En visite à Moscou, le ministre de l'Economie Bruno Le Maire a condamné les sanctions extraterritoriales américaines, qui empêchent entre autres les banques françaises ayant des intérêts aux Etats-Unis de financer des projets en Russie ou des projets franco-russes.
"Nous nous donnons six mois pour trouver des solutions acceptables", des "solutions innovantes" et "dans le respect du droit international", a déclaré M. Le Maire dans le cadre d'une rencontre avec son homologue russe Maxime Orechkine. Il a promis de faire le point sur la question avec le ministre russe lors du forum économique de Davos en janvier, et de revenir en Russie dans les prochains six mois. "Nous devons ancrer la Russie en Europe, et la France doit être le pays en Europe qui permet cela", a ajouté M. Le Maire. "Le président Macron a fait le choix stratégique de la Russie, nous voulons que cela se traduise sur le plan économique", a-t-il ajouté, regrettant que pour l'heure "on bute sur chaque projet ambitieux sur la question du financement" à cause des sanctions américaines.
Sans préciser la nature des "solutions" évoquées, le ministre a néanmoins exclu l'utilisation d'un mécanisme de troc tel que l'Instex, imaginé par les Européens pour contourner les sanctions américaines imposées à l'Iran en évitant le dollar. Celui-ci n'a guère donné de résultats.

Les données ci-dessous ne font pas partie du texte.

template <bool HELP>
__global__ __launch_bounds__(TRK_THREADS) void k_track(Dev d, int force_base, int timed, int has_scan, int tgroup, int ticks, unsigned jobtag) {
    __shared__ ChainLds<CH_EPT> L;
    __shared__ DecideLds S;
    __shared__ Cand sh[TRK_THREADS / 64], shu[TRK_THREADS / 64];
    __shared__ int lastflag;
    __shared__ double shs[2];
    __shared__ unsigned hword;
    State* st = d.st;
    if (blockIdx.x == 0) {
        chain_workgroup(d, L);
        return;
    }
    const int wg = (int)blockIdx.x - 1, G = (int)gridDim.x - 1 - (HELP ? TRK_NHELP : 0);
    if (HELP && wg >= G) {
        rx_helper_workgroup(d, L, wg - G, jobtag, &hword);
        return;
    }
    const bool prof = ticks != 0 && threadIdx.x == 0;
#define TRK_TICK(slot) do { if (prof) S.tk[(slot) + 1] = (long long)wall_clock64(); } while (0)
    if (threadIdx.x == 0) S.tkon = ticks;
    if (prof) S.tk[0] = (long long)wall_clock64();
    const int64_t start = (int64_t)wg * TRK_THREADS + threadIdx.x;
    PairRec rec0;
    rec0.wa = rec0.wb = 0; rec0.sa = rec0.sb = -1;
    rec0.e[0] = rec0.e[1] = rec0.e[2] = rec0.e[3] = 0.0;
    if (start < LA_PCAP) rec0 = track_pair_load(d, start);
    if (st->done) {
        if (wg == 0 && threadIdx.x == 0) {
            st->ev_active = 0;
            if (HELP) job_post(d, jobtag, 0u);
        }
        return;
    }
    state_in(S.lst, st);
    if (!has_scan && st->stall) {
        if (wg == 0 && threadIdx.x == 0) {
            st->n_stalled++;
            if (HELP) job_post(d, jobtag, 0u);
        }
        return;
    }
    if (force_base || !la_active(*st)) {
        if (wg == 0 && threadIdx.x == 0) {
            if (HELP) job_post(d, jobtag, 0u);
            st->ev_timed = timed;
            if (st->la_valid) st->la_prev_end = 0;
            la_prepare_base(*st, d.lacnt);
            st->stall = has_scan ? 0 : 1;
            if (!has_scan) st->n_stalled++;
        }
        return;
    }
    const int32_t chain_pending0 = st->chain_pending, chain_U0 = st->chain_U;
    const unsigned evtag0 = (unsigned)st->n_events;
    TrackArgs ta = track_args(*st);
    const int64_t items = track_item_count(ta);
    double eps_u = 0.0;
    bool giveup = false;
    const bool pending = chain_pending0 != 0 && ta.nf > ta.nf0;
    if (pending && ta.nf - ta.nf0 != 1) giveup = true;
    const bool approx = pending && !giveup;
    double2 up0 = make_double2(0.0, 0.0), up1 = up0, up2 = up0;
    const int npart = approx ? st->upart_n : 0;
    if (threadIdx.x < 64) {
        const double2* up = reinterpret_cast<const double2*>(d.upart);
        if ((int)threadIdx.x < npart) up0 = up[2 * threadIdx.x];
        if ((int)threadIdx.x + 64 < npart) up1 = up[2 * (threadIdx.x + 64)];
        if ((int)threadIdx.x + 128 < npart) up2 = up[2 * (threadIdx.x + 128)];
    }
    Cand best, bestu;
    best = cand_none();
    bestu = best;
    const int64_t stride = (int64_t)G * TRK_THREADS;
    TRK_TICK(0);
    if (start < ta.np) track_pair_rec(d, rec0, ta, best);
    for (int64_t it = start + stride; it < ta.np; it += stride) track_pair_item(d, it, ta, best);
    TRK_TICK(1);
    if (approx) {
        if (threadIdx.x < 64) {
            double su = (up0.x + up1.x) + up2.x, sa = (up0.y + up1.y) + up2.y;
            for (int b = threadIdx.x + 192; b < npart; b += 64) { su += d.upart[4 * b]; sa += d.upart[4 * b + 1]; }
#pragma unroll
            for (int off = 32; off >= 1; off >>= 1) { su += __shfl_down(su, off, 64); sa += __shfl_down(sa, off, 64); }
            if (threadIdx.x == 0) { shs[0] = su; shs[1] = sa; }
        }
        __syncthreads();
        ta.approx = 1;
        ta.usl = chain_U0;
        ta.sxu = shs[0];
        eps_u = 4.0 * ((double)ta.m + 8.0) * 1.1102230246251565e-16 * shs[1];
    }
    bool swept_ok = true;
    if (!giveup)
        for (int64_t r = stride - 1 - start; r < items - ta.np; r += stride) swept_ok = track_sweep_item(d, r, ta, best, bestu) && swept_ok;
    if (!swept_ok) atomicOr(d.ticket + TRK_BAD, 1u);
    TRK_TICK(2);
    {
        best = wave_reduce(best);
        if (ta.approx) bestu = wave_reduce(bestu);
        const int lane_ = threadIdx.x & 63, w_ = threadIdx.x >> 6;
        if (lane_ == 0) { sh[w_] = best; shu[w_] = bestu; }
        __syncthreads();
        if (w_ == 0) {
            Cand b2, bu2;
            b2 = cand_none(); bu2 = b2;
            if (lane_ < TRK_THREADS / 64) { b2 = sh[lane_]; bu2 = shu[lane_]; }
            best = wave_reduce(b2);
            if (ta.approx) bestu = wave_reduce(bu2);
            if (lane_ == 0) {
                rec_publish(&d.recs[wg], best, d.rchk + wg, evtag0);
                if (ta.approx) rec_publish(&d.recs[TRK_REC_U + wg], bestu, d.rchk + TRK_REC_U + wg, evtag0);
            }
        }
    }
    TRK_TICK(3);
    if (threadIdx.x == 0) {
        __builtin_amdgcn_s_waitcnt(0);
        const unsigned g = (unsigned)wg / (unsigned)tgroup, ngroups = ((unsigned)G + tgroup - 1) / (unsigned)tgroup;
        const unsigned gsize = g + 1 < ngroups ? (unsigned)tgroup : (unsigned)G - g * tgroup;
        int last = 0;
        if (atomicAdd(d.ticket + 32 * (g + 1), 1u) == gsize - 1) {
            d.ticket[32 * (g + 1)] = 0u;
            last = atomicAdd(d.ticket, 1u) == ngroups - 1 ? 1 : 0;
        }
        lastflag = last;
    }
    __syncthreads();
    if (!lastflag) return;
    TRK_TICK(4);
    State& lst = S.lst;
    Dev dl = d;
    dl.st = &lst;
    if (threadIdx.x < 64) {
        Cand b, bu;
        b = cand_none();
        bu = b;
        const unsigned badword = __hip_atomic_load(d.ticket + TRK_BAD, __ATOMIC_RELAXED, __HIP_MEMORY_SCOPE_AGENT);
        const uint32_t tag = evtag0;
        bool stale = false, reread = false;
        for (int pass = 0; pass < 2; pass++) {
            b = cand_none();
            bu = b;
            stale = false;
            for (int i = threadIdx.x; i < G; i += 64) {
                Cand c = rec_fetch(&d.recs[i]);
                if (rec_check_word(c, tag) != __hip_atomic_load(d.rchk + i, __ATOMIC_RELAXED, __HIP_MEMORY_SCOPE_AGENT)) stale = true;
                if (cand_better(c, b)) b = c;
                if (ta.approx) {
                    c = rec_fetch(&d.recs[TRK_REC_U + i]);
                    if (rec_check_word(c, tag) != __hip_atomic_load(d.rchk + TRK_REC_U + i, __ATOMIC_RELAXED, __HIP_MEMORY_SCOPE_AGENT)) stale = true;
                    if (cand_better(c, bu)) bu = c;
                }
            }
            stale = __ballot(stale) != 0ULL;
            if (!stale) break;
            reread = true;
            __threadfence();
        }
        b = wave_reduce(b);
        if (ta.approx) bu = wave_reduce(bu);
        if (threadIdx.x == 0) {
            sh[0] = b;
            shu[0] = bu;
            if (badword != 0u) {
                d.ticket[TRK_BAD] = 0u;
                lastflag = 2;
            }
            if (stale) lastflag = 2;
            if (reread) S.lst.n_ev_persistent++;
        }
    }
    __syncthreads();
    best = sh[0];
    bestu = shu[0];
    if (lastflag == 2) {
        giveup = true;
        if (d.strict && threadIdx.x == 0) S.lst.error = 13;
    }
    __syncthreads();
    TRK_TICK(5);
    if (ta.approx && !giveup) {
        const double dmax = __builtin_bit_cast(double, lst.dmax_bits);
        const double margin = 2.0 * eps_u + 192.0 * 1.1102230246251565e-16 * ((double)lst.n + 4.0) * dmax + 1e-300;
        const bool certain = (bestu.q - margin > best.q) || (bestu.q == inf_f64());
        if (!certain) {
            if (threadIdx.x == 0) {
                const unsigned want = evtag0;
                const long long t_wait = (long long)wall_clock64();
                while (__hip_atomic_load(d.ticket + TRK_FLAG, __ATOMIC_RELAXED, __HIP_MEMORY_SCOPE_AGENT) != want) {
                    if ((long long)wall_clock64() - t_wait > TRK_WAIT_TICKS) { lst.error = 10; break; }
                    __builtin_amdgcn_s_sleep(2);
                }
                __threadfence();
                lst.n_sweep_waits++;
            }
            __syncthreads();
            Cand bx;
            bx = cand_none();
            for (int64_t r = threadIdx.x; r < items - ta.np; r += TRK_THREADS) sweep_exact_item(d, r, ta, bx);
            bx = block_reduce<TRK_THREADS / 64>(bx, sh);
            if (threadIdx.x == 0) sh[0] = bx;
            __syncthreads();
            bx = sh[0];
            if (cand_better(bx, best)) best = bx;
        }
    }
    if (giveup) { best = cand_none(); }
    if (threadIdx.x == 0) {
        *d.ticket = 0u;
        lst.ev_timed = timed;
        if (giveup) lst.n_sweep_waits++;
        la_track_done(dl, best, ta);
        lst.stall = (!lst.la_hit && !has_scan) ? 1 : 0;
        if (lst.stall) lst.n_stalled++;
    }
    __syncthreads();
    TRK_TICK(6);
    if (lst.la_hit) decide_step<HELP, true>(d, S, L, best, jobtag);
    else if (HELP && threadIdx.x == 0) job_post(d, jobtag, 0u);
    TRK_TICK(7);
    if (prof) {
        for (int q = 0; q < 8; q++) d.ticks[q] += S.tk[q + 1] - S.tk[q];
    }
    __syncthreads();
    state_out(st, lst);
#undef TRK_TICK
}
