int sconf_set_error(const char* fmt, ...);
#define SCONF_REQUIRE(cond, ...) do { if (!(cond)) return sconf_set_error(__VA_ARGS__); } while (0)
#define SCONF_LAUNCH_OK(name) do { hipError_t e_ = hipGetLastError(); \
    if (e_ != hipSuccess) return sconf_set_error("%s: launch failed: %s", name, hipGetErrorString(e_)); } while (0)

int sconf_stage01_fwd_mfma(const void* x, int x_dtype, const float* w0, const float* b0, const float* wd, const float* bd, void* d1,
// ... 72 lines not shown
    const int w = threadIdx.x >> 6, nw = blockDim.x >> 6;
    __syncthreads();
    if ((threadIdx.x & 63) == 0) sh[w] = v;
    __syncthreads();
    float r = 0.f;
    for (int i = 0; i < nw; ++i) r += sh[i];
    return r;
}
__device__ __forceinline__ float block_max(float v, float* sh) {
    v = wave_max(v);
    const int w = threadIdx.x >> 6, nw = blockDim.x >> 6;
    __syncthreads();
    if ((threadIdx.x & 63) == 0) sh[w] = v;
    __syncthreads();
    float r = -INFINITY;
    for (int i = 0; i < nw; ++i) r = fmaxf(r, sh[i]);
    return r;
}

__device__ __forceinline__ float sigmoidf_(float x) {
    return __builtin_amdgcn_rcpf(1.f + __builtin_amdgcn_exp2f(-1.4426950408889634f * x));
}
__device__ __forceinline__ float siluf_(float x) { return x * sigmoidf_(x); }
__device__ __forceinline__ float dsiluf_(float x) { float s = sigmoidf_(x); return s * (1.f + x * (1.f - s)); }
__device__ __forceinline__ float tanhf_(float x) { return 2.f * sigmoidf_(2.f * x) - 1.f; }
__device__ __forceinline__ float geluf_(float x) {
    const float k = -2.f * 0.7978845608028654f * 1.4426950408889634f;
    const float z = x * (1.f + 0.044715f * x * x);
    return x * __builtin_amdgcn_rcpf(1.f + __builtin_amdgcn_exp2f(k * z));
}
__device__ __forceinline__ void gelu_both(float x, float& g, float& dg) {
    const float c2 = 2.f * 0.7978845608028654f;
    const float x2 = x * x;
    const float z = x * (1.f + 0.044715f * x2);
    const float s = __builtin_amdgcn_rcpf(1.f + __builtin_amdgcn_exp2f(-c2 * 1.4426950408889634f * z));
    g = x * s;
    dg = s + g * (1.f - s) * c2 * (1.f + 3.f * 0.044715f * x2);
}
__device__ __forceinline__ float dgeluf_(float x) {
    const float c2 = 2.f * 0.7978845608028654f;
    const float x2 = x * x;
    const float z = x * (1.f + 0.044715f * x2);
    const float s = __builtin_amdgcn_rcpf(1.f + __builtin_amdgcn_exp2f(-c2 * 1.4426950408889634f * z));
    return s + x * s * (1.f - s) * c2 * (1.f + 3.f * 0.044715f * x2);
}

static inline int cdiv(long a, long b) { return (int)((a + b - 1) / b); }
static inline int64_t round256(int64_t n) { return (n + 255) / 256 * 256; }
static inline int conv_out(long n) { return (int)((n - 1) / 2 + 1); }
static inline int num_cus() {
    static int cus = 0;
    if (!cus) { const int n = sconf_num_cus(); cus = n > 0 ? n : 256; }
    return cus;
}
static inline void lds_limit_once(bool& done, std::initializer_list<const void*> kernels, size_t bytes) {
    if (!done) for (const void* k : kernels) (void)hipFuncSetAttribute(k, hipFuncAttributeMaxDynamicSharedMemorySize, (int)bytes);
    done = true;
}
static inline long env_long(const char* name, long dflt) { const char* e = getenv(name); return e ? atol(e) : dflt; }
static inline bool sub_mfma_off() { const char* e = getenv("SCONF_SUB_MFMA"); return e && e[0] == '0'; }
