__global__ void pack_layer_kernel(const float *__restrict__ W, const float *__restrict__ b, int kind, int in_dim,
                                  int ks, float *__restrict__ Wp, float *__restrict__ Bp) {
    const int total = groups_of(ks) * kOB * 64 * 4;
    for (int e = blockIdx.x * blockDim.x + threadIdx.x; e < total; e += gridDim.x * blockDim.x) {
        const int rr = e & 3, lane = (e >> 2) & 63, rest = e >> 8;
        const int ob = rest % kOB, G = rest / kOB;
        const int t = 4 * G + rr;
        const int col = t < ks ? slot_feature(kind, t, lane >> 4) : -1;
        Wp[e] = col >= 0 ? W[(size_t)(ob * 16 + (lane & 15)) * in_dim + col] : 0.0f;
    }
    if (Bp)
        for (int e = blockIdx.x * blockDim.x + threadIdx.x; e < kW; e += gridDim.x * blockDim.x) Bp[e] = b[e];
}

__global__ void pack_rows_kernel(const float *__restrict__ W, const float *__restrict__ b, float *__restrict__ Wp,
                                 float *__restrict__ Bp) {
    for (int e = blockIdx.x * blockDim.x + threadIdx.x; e < 3 * kW; e += gridDim.x * blockDim.x) Wp[e] = W[e];
    if (blockIdx.x == 0 && threadIdx.x < 4) Bp[threadIdx.x] = threadIdx.x < 3 ? b[threadIdx.x] : 0.0f;
}

__global__ void fold_bias_kernel(const float *__restrict__ W0, const float *__restrict__ b0,
                                 const float *__restrict__ cond, float *__restrict__ Bp) {
    const int row = threadIdx.x;
    if (row >= kW) return;
    float acc = b0[row];
    for (int k = 0; k < kCond; k++) acc = __fmaf_rn(W0[(size_t)row * (kCond + kEmb) + k], cond[k], acc);
    Bp[row] = acc;
}

struct Params {
    float hann[6];
};

#define NR16_MFMA(a, b, c) __builtin_amdgcn_mfma_f32_16x16x4f32((a), (b), (c), 0, 0, 0)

Bruno Le Maire a également évoqué le cas de l'homme d'affaires français Philippe Delpal, arrêté en février et actuellement en résidence surveillée dans le cadre d'une affaire de fraude. Qualifiant ce cas d"inadmissible", Bruno Le Maire a affirmé que le président Macron avait évoqué la question avec Vladimir Poutine lundi à Paris.
La France est le premier employeur étranger en Russie. Parmi les projets phares dans lesquels la France est impliquée via le groupe Total, il y a les gigantesques usines de GNL de Novatek dans l'Arctique, pour lesquels la question des financements par les banques française est d'envergure.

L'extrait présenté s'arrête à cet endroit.